Adaptive Optics: Removing the Unwanted Effects of the Optical Medium
When light from an astronomical object, such as a star, passes through the earth’s atmosphere, the atmospheric turbulence causes the blurring and twinkling (scintillation) of star images. A similar effect happens when you look at an object in a pool or over a fire. It limits the resolution of optical instruments and deteriorates the quality of astronomical images. Astronomers fought the effect of this so-called astronomical seeing for centuries.

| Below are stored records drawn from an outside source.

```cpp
extern "C" int sd_fpn_roi_align_fwd_packed_f16(const void* const* feats_host, const int* Hs_host,
                                               const int* Ws_host, const int* strides_host, int nlvl,
                                               const float* rois, void* out, uint8_t* argmax,
                                               float* coords, int B, int C, int R, int pooled_h,
                                               int pooled_w, float roi_canonical_scale,
                                               float roi_canonical_level, void* workspace,
                                               size_t workspace_bytes, void* stream) {
  if (int e = check_dims(B, C, R, pooled_h, pooled_w)) return e;
  SD_REQUIRE(feats_host && Hs_host && Ws_host && strides_host, "null level description");
  SD_REQUIRE((argmax && coords && out) || (long)B * R * C == 0, "out / argmax / coords is null");
  SD_REQUIRE(((uintptr_t)argmax & 3) == 0 && ((uintptr_t)coords & 7) == 0 && ((uintptr_t)out & 1) == 0,
             "argmax must be 4-byte, coords 8-byte and out 2-byte aligned");
  FwdArgs a{};
  if (int e = fill_levels(a.L, reinterpret_cast<const float* const*>(feats_host), Hs_host, Ws_host,
                          strides_host, nlvl, roi_canonical_scale, roi_canonical_level))
    return e;
  for (int l = 0; l < nlvl; ++l) {
    SD_REQUIRE(feats_host[l] || (long)B * C == 0, "feats[%d] null", l);
    SD_REQUIRE(((uintptr_t)feats_host[l] & 15) == 0, "feats[%d] must be 16-byte aligned", l);
  }
  if (nlvl == 1) a.L.nlvl = 2, a.L.stride[1] = -1;
  a.rois = rois; a.out = reinterpret_cast<float*>(out); a.amax8 = argmax; a.coords = coords;
  a.B = B; a.C = C; a.R = R; a.PH = pooled_h; a.PW = pooled_w;
  a.half_io = 1;
  return launch_fwd(a, (hipStream_t)stream, workspace, workspace_bytes);
}

extern "C" size_t sd_fpn_roi_align_workspace_bytes(int B, int R) {
  const size_t b = B > 0 ? B : 0, r = R > 0 ? R : 0, nroi = b * r;
  return nroi * 14 * (2 * 16 + 2 * 8) + b * SD_MAX_FPN_LEVELS * (r + kBandSub) * 14 * 4 +
         b * SD_MAX_FPN_LEVELS * kBandMaxBands * kBandSub * 8 + nroi + kBandMaxUnits * 4 + 256;
}

extern "C" int sd_fpn_roi_assign(const float* rois, int n_rois, const int* strides_host, int nlvl,
                                 float roi_canonical_scale, float roi_canonical_level,
                                 float* rois_per_level, int32_t* level, void* stream) {
  SD_REQUIRE(n_rois >= 0, "n_rois < 0");
  SD_REQUIRE(strides_host, "strides null");
  RoiLevels L{};
  int ones[SD_MAX_FPN_LEVELS];
  for (int l = 0; l < SD_MAX_FPN_LEVELS; ++l) ones[l] = 1;
  if (int e = fill_levels(L, nullptr, ones, ones, strides_host, nlvl, roi_canonical_scale,
                          roi_canonical_level))
    return e;
  if (n_rois == 0) return SD_OK;
  SD_REQUIRE(rois, "rois null");
  hipLaunchKernelGGL(fpn_assign_kernel, dim3(cdiv(n_rois, 256)), dim3(256), 0,
                     (hipStream_t)stream, rois, n_rois, L, rois_per_level, level);
  SD_LAUNCH_CHECK();
  return SD_OK;
}
```

simpledet_amd/csrc/roi_align_prep.hip:

```cpp
#include "roi_align_lists.h"

namespace sd {

template <int POOL>
__device__ __forceinline__ void band_prep_block(const BandArgs& A, const int pblock, int nlist, int nent) {
  const FwdArgs& a = A.f;
  const BandPlan& P = A.p;
  const int tid = threadIdx.x, lane = tid & (kWave - 1);
  constexpr int LPR = POOL <= 8 ? 8 : 16;
  constexpr int RPP = kBandThreads / LPR;
  if (pblock < nlist) {
    __shared__ int hist[kBandMaxBands], cursor[kBandMaxBands];
    const int sub = pblock % kBandSub, lvl = (pblock / kBandSub) % a.L.nlvl;
    const int img = pblock / (kBandSub * a.L.nlvl);
    if (a.L.stride[lvl] < 0) return;
    int first_valid = 0;
    while (a.L.stride[first_valid] < 0) ++first_valid;
    const int H = a.L.H[lvl], W = a.L.W[lvl], nb = P.nbands[lvl], owned = P.owned[lvl];
    const float scale = a.L.scale[lvl];
    const int rsub = (a.R + kBandSub - 1) / kBandSub;
    const int rbeg = sub * rsub, rend = rbeg + rsub < a.R ? rbeg + rsub : a.R;
    if (tid < kBandMaxBands) hist[tid] = 0;
    __syncthreads();
    const int rr = tid / LPR, p = tid % LPR;
    unsigned* items = P.items + (((long)img * SD_MAX_FPN_LEVELS + lvl) * kBandSub + sub) * rsub * POOL;
    auto classify = [&](int n) -> int {
      int band = -1;
      bool bad = false, mine = false, emp_r = true, emp_c = true;
      int lv = -2;
      if (n < rend) {
        const float4 bx = *reinterpret_cast<const float4*>(a.rois + ((long)img * a.R + n) * 4);
        lv = a.L.nlvl > 1 ? fpn_level(bx.x, bx.y, bx.z, bx.w, a.L) : 0;
        mine = lv == lvl;
        if (mine && p < POOL) {
          float val[2], frac[2];
          int offr[4], offc[4];
          const int cr = axis_samples(p, POOL, bx.y, bx.w, scale, H, 1, val, frac, offr);
          const int cc = axis_samples(p, POOL, bx.x, bx.z, scale, W, 1, val, frac, offc);
          bad = cr >= 3 || cc >= 3;
          emp_r = cr < 0;
          emp_c = cc < 0;
          band = 0;
          if (cr >= 1) {
            const int first = offr[0], last = cr >= 2 ? offr[3] : offr[1];
            if (nb > 1 && last - first > P.halo[lvl]) bad = true;
            band = first / owned;
          }
        }
      }
      const unsigned long long bm = __ballot(bad);
      const int sh = (lane / LPR) * LPR;
      const unsigned long long rmask = (1ull << LPR) - 1;
      bool roi_bad = ((bm >> sh) & rmask) != 0;
      const bool all_r = ((__ballot(!emp_r) >> sh) & rmask) == 0, all_c = ((__ballot(!emp_c) >> sh) & rmask) == 0;
      const bool roi_void = mine && (all_r || all_c);
      roi_bad = roi_bad || roi_void;
      if (n < rend && p == 0) {
        if (mine) P.fbflag[(long)img * a.R + n] = roi_void ? 2 : (roi_bad ? 1 : 0);
        else if (lv < 0 && lvl == first_valid) P.fbflag[(long)img * a.R + n] = 2;
      }
      return roi_bad ? -2 : band;
    };
    constexpr int KP = 4;
    int keep[KP];
    const int npass = (rend - rbeg + RPP - 1) / RPP;
#pragma unroll
    for (int k = 0; k < KP; ++k) {
      keep[k] = -1;
      if (k < npass) {
        keep[k] = classify(rbeg + k * RPP + rr);
        if (keep[k] >= 0) atomicAdd(&hist[keep[k]], 1);
      }
    }
    for (int k = KP; k < npass; ++k) {
      const int band = classify(rbeg + k * RPP + rr);
      if (band >= 0) atomicAdd(&hist[band], 1);
    }
    __syncthreads();
    if (tid == 0) {
      int run = 0;
      for (int b = 0; b < nb; ++b) {
        cursor[b] = run;
        P.seg[(P.unit_base[lvl] + img * nb + b) * kBandSub + sub] = make_int2(run, hist[b]);
        run += hist[b];
      }
    }
    __syncthreads();
    auto emit = [&](int n, int band) {
      unsigned long long todo = __ballot(band >= 0);
      while (todo) {
        const int src = __builtin_ctzll(todo);
        const int bb = __builtin_amdgcn_readlane(band, src);
        const unsigned long long m = __ballot(band == bb);
        int base = 0;
        if (lane == src) base = atomicAdd(&cursor[bb], __popcll(m));
        base = __builtin_amdgcn_readlane(base, src);
        if (band == bb)
          items[base + __builtin_amdgcn_mbcnt_hi((unsigned)(m >> 32), __builtin_amdgcn_mbcnt_lo((unsigned)m, 0))] =
              (unsigned)n | ((unsigned)p << 16);
        todo &= ~m;
      }
    };
#pragma unroll
    for (int k = 0; k < KP; ++k)
      if (k < npass) emit(rbeg + k * RPP + rr, keep[k]);
    for (int k = KP; k < npass; ++k) {
      const int n = rbeg + k * RPP + rr;
      emit(n, classify(n));
    }
    return;
  }
  if (pblock == nlist && tid < kBandMaxUnits) P.chan_ctr[tid] = 0;
  const int eb = pblock - nlist;
  const int nroi = a.B * a.R;
  if (eb < nent) {
    const long e = (long)eb * kBandThreads + tid;
    if (e >= (long)nroi * 2 * POOL) return;
    const int p = (int)(e % POOL), ax = (int)((e / POOL) % 2), n = (int)(e / (2 * POOL));
    const float4 bx = *reinterpret_cast<const float4*>(a.rois + (long)n * 4);
    const int lvl = a.L.nlvl > 1 ? fpn_level(bx.x, bx.y, bx.z, bx.w, a.L) : 0;
    if (lvl < 0) return;
    const int H = a.L.H[lvl], W = a.L.W[lvl];
    float val[2] = {0.f, 0.f}, frac[2] = {0.f, 0.f};
    int off[4];
    const int cnt = ax == 0 ? axis_samples(p, POOL, bx.y, bx.w, a.L.scale[lvl], H, W, val, frac, off)
                            : axis_samples(p, POOL, bx.x, bx.z, a.L.scale[lvl], W, 1, val, frac, off);
    const float qnan = __int_as_float(0x7fc00000);
    const bool v0 = cnt >= 1, v1 = cnt >= 2;
    uint4 en;
    if (ax == 0) {
      en.x = (v0 ? (unsigned)off[0] | (off[1] != off[0] ? 1u << 20 : 0u) : 0u) | (cnt < 0 ? 1u << 31 : 0u);
      en.y = v1 ? (unsigned)off[2] | (off[3] != off[2] ? 1u << 20 : 0u) : 0u;
    } else {
      en.x = (v0 ? (unsigned)off[0] | (off[1] == off[0] ? 1u << 12 : 0u) : 0u) |
             (v1 ? (unsigned)off[2] << 13 | (off[3] == off[2] ? 1u << 25 : 0u) : 0u) | (cnt < 0 ? 1u << 26 : 0u);
      en.y = 0u;
    }
    en.z = __float_as_uint(v0 ? frac[0] : qnan);
    en.w = __float_as_uint(v1 ? frac[1] : qnan);
    (ax == 0 ? P.rowent : P.colent)[(long)n * POOL + p] = en;
    if (P.rowval) (ax == 0 ? P.rowval : P.colval)[(long)n * POOL + p] = make_float2(val[0], val[1]);
    return;
  }
  if (a.amax8) {
    const long e = (long)(eb - nent) * kBandThreads + tid;
    if (e >= (long)nroi * 6 * POOL) return;
    const int j = (int)(e % (6 * POOL)), n = (int)(e / (6 * POOL));
    const float4 bx = *reinterpret_cast<const float4*>(a.rois + (long)n * 4);
    const int lvl = a.L.nlvl > 1 ? fpn_level(bx.x, bx.y, bx.z, bx.w, a.L) : 0;
    if (lvl < 0) return;
    const bool row = j < 3 * POOL;
    const int jj = row ? j : j - 3 * POOL;
    const float v = row ? sample_coord(jj / 3, POOL, bx.y, bx.w, a.L.scale[lvl], a.L.H[lvl], jj % 3)
                        : sample_coord(jj / 3, POOL, bx.x, bx.z, a.L.scale[lvl], a.L.W[lvl], jj % 3);
    float* cb = a.coords + (long)n * kCoordWords * (POOL + POOL);
    cb[j] = v;
    store_tap(cb + 3 * (POOL + POOL) + 2 * j, v, row ? a.L.H[lvl] : a.L.W[lvl]);
  }
}
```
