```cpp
int chd_phys_sample_device(chd_phys_batch* b, double* out_device, void* stream);
// ... 50 lines not shown
```

Baseline: 13260.

## Use per-column skyline profile for banded KKT factorization instead of uniform bandwidth

New measurement: 13620 (median of 6 runs). 2.7% higher.

```diff
diff --git a/contact-human-dynamics_b200/csrc/chd_api.cu b/contact-human-dynamics_b200/csrc/chd_api.cu
--- a/contact-human-dynamics_b200/csrc/chd_api.cu
+++ b/contact-human-dynamics_b200/csrc/chd_api.cu
@@ -295,7 +295,7 @@
 #define UPM(field, T) if ((rc = dev_upload(b, hb.field, (const T**)&D.field))) return rc;
   UP(seq) UPM(poly_T, double) UPM(poly_tend, double) UP(node_const) UP(par) UP(t_dyn) UP(t_rom) UP(t_data) UP(row_lo) UP(row_hi) UP(node_var)
   UP(itab) UP(ent_ptr) UPM(ent_col, int) UP(ent_row) UP(col_ptr) UP(col_ent) UP(var_kkt) UP(row_kkt) UP(row_set) UP(sets) UPM(phase_tend, double)
-  UP(dur0) UP(poly_ph)
+  UP(dur0) UP(poly_ph) UP(kkt_prof)
   if ((rc = dev_upload(b, hb.poly_T, (const double**)&b->poly_T0))) return rc;
   if ((rc = dev_upload(b, hb.poly_tend, (const double**)&b->poly_tend0))) return rc;
   if ((rc = dev_upload(b, hb.phase_tend, (const double**)&b->phase_tend0))) return rc;
@@ -451,6 +451,12 @@
   return 0;
 }
 
+int chd_phys_get_kkt_profile(const chd_phys_batch* b, int32_t* prof) {
+  if (!b || !prof) return -1;
+  std::memcpy(prof, b->hb.kkt_prof.data(), b->hb.kkt_prof.size() * sizeof(int));
+  return 0;
+}
+
 int chd_phys_get_slot_index(const chd_phys_batch* b, int32_t* ent_row, int32_t* col_ptr, int32_t* col_ent) {
   if (!b) return -1;
   const ChdHostBatch& hb = b->hb;
diff --git a/contact-human-dynamics_b200/csrc/chd_dev.h b/contact-human-dynamics_b200/csrc/chd_dev.h
--- a/contact-human-dynamics_b200/csrc/chd_dev.h
+++ b/contact-human-dynamics_b200/csrc/chd_dev.h
@@ -63,6 +63,7 @@
   double *poly_Tt, *poly_tendt;
   double* jty;
   const int *ent_row, *col_ptr, *col_ent;
+  const int* kkt_prof;
   const ChdSet* sets;
   double* phase_tend;
   double *x, *xt, *dx, *grad;
diff --git a/contact-human-dynamics_b200/csrc/chd_kkt.cu b/contact-human-dynamics_b200/csrc/chd_kkt.cu
--- a/contact-human-dynamics_b200/csrc/chd_kkt.cu
+++ b/contact-human-dynamics_b200/csrc/chd_kkt.cu
@@ -45,7 +45,7 @@
   const int tid = threadIdx.x, nt = blockDim.x;
   const ChdSeq* h = D.seq + b;
   ChdKT K;
-  chd_kt_init(D, h, base, K);
+  chd_kt_init(D, b, base, K);
   K.ovf = &D.ipm[b].band_ovf;
   const double sf = D.ipm[b].sf;
   const int* vk = D.var_kkt + (size_t)b * D.n_max;
@@ -118,7 +118,7 @@
   const ChdSeq* h = D.seq + b;
   const int* vk = D.var_kkt + (size_t)b * D.n_max;
   ChdKT K;
-  chd_kt_init(D, h, base, K);
+  chd_kt_init(D, b, base, K);
   unsigned char* un = D.unobs + (size_t)b * D.n_max;
   const int mot_lo = h->sp_xoff[2], mot_hi = h->sp_xoff[2 + h->n_ee];
   for (int i = mot_lo + threadIdx.x; i < mot_hi; i += blockDim.x) {
@@ -230,7 +230,7 @@
   if (D.ipm[b].phase != CHD_PH_BEGIN) return;
   const ChdStageDev sg = D.stages[D.ipm[b].stage];
   ChdKT K;
-  chd_kt_init(D, D.seq + b, D.Kwork + (size_t)b * D.kstride, K);
+  chd_kt_init(D, b, D.Kwork + (size_t)b * D.kstride, K);
   K.ovf = &D.ipm[b].band_ovf;
   const int warp = threadIdx.x >> 5, nwarp = blockDim.x >> 5;
   chd_curv_rows(D, b, K, sg, blockIdx.x * nwarp + warp, gridDim.x * nwarp, threadIdx.x & 31, s_ws[warp]);
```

They tried to escape it by building their observatories on mountaintops and launching telescopes into space.
In an effort to overcome these difficulties, the American astronomer Horace W. Babcock presented the groundbreaking idea of adaptive optics in 1953. This concept was first pursued independently for both astronomical and military applications, but it wasn’t until the advent of modern computer technology that adaptive optics became feasible and accessible for broad science and commercial applications.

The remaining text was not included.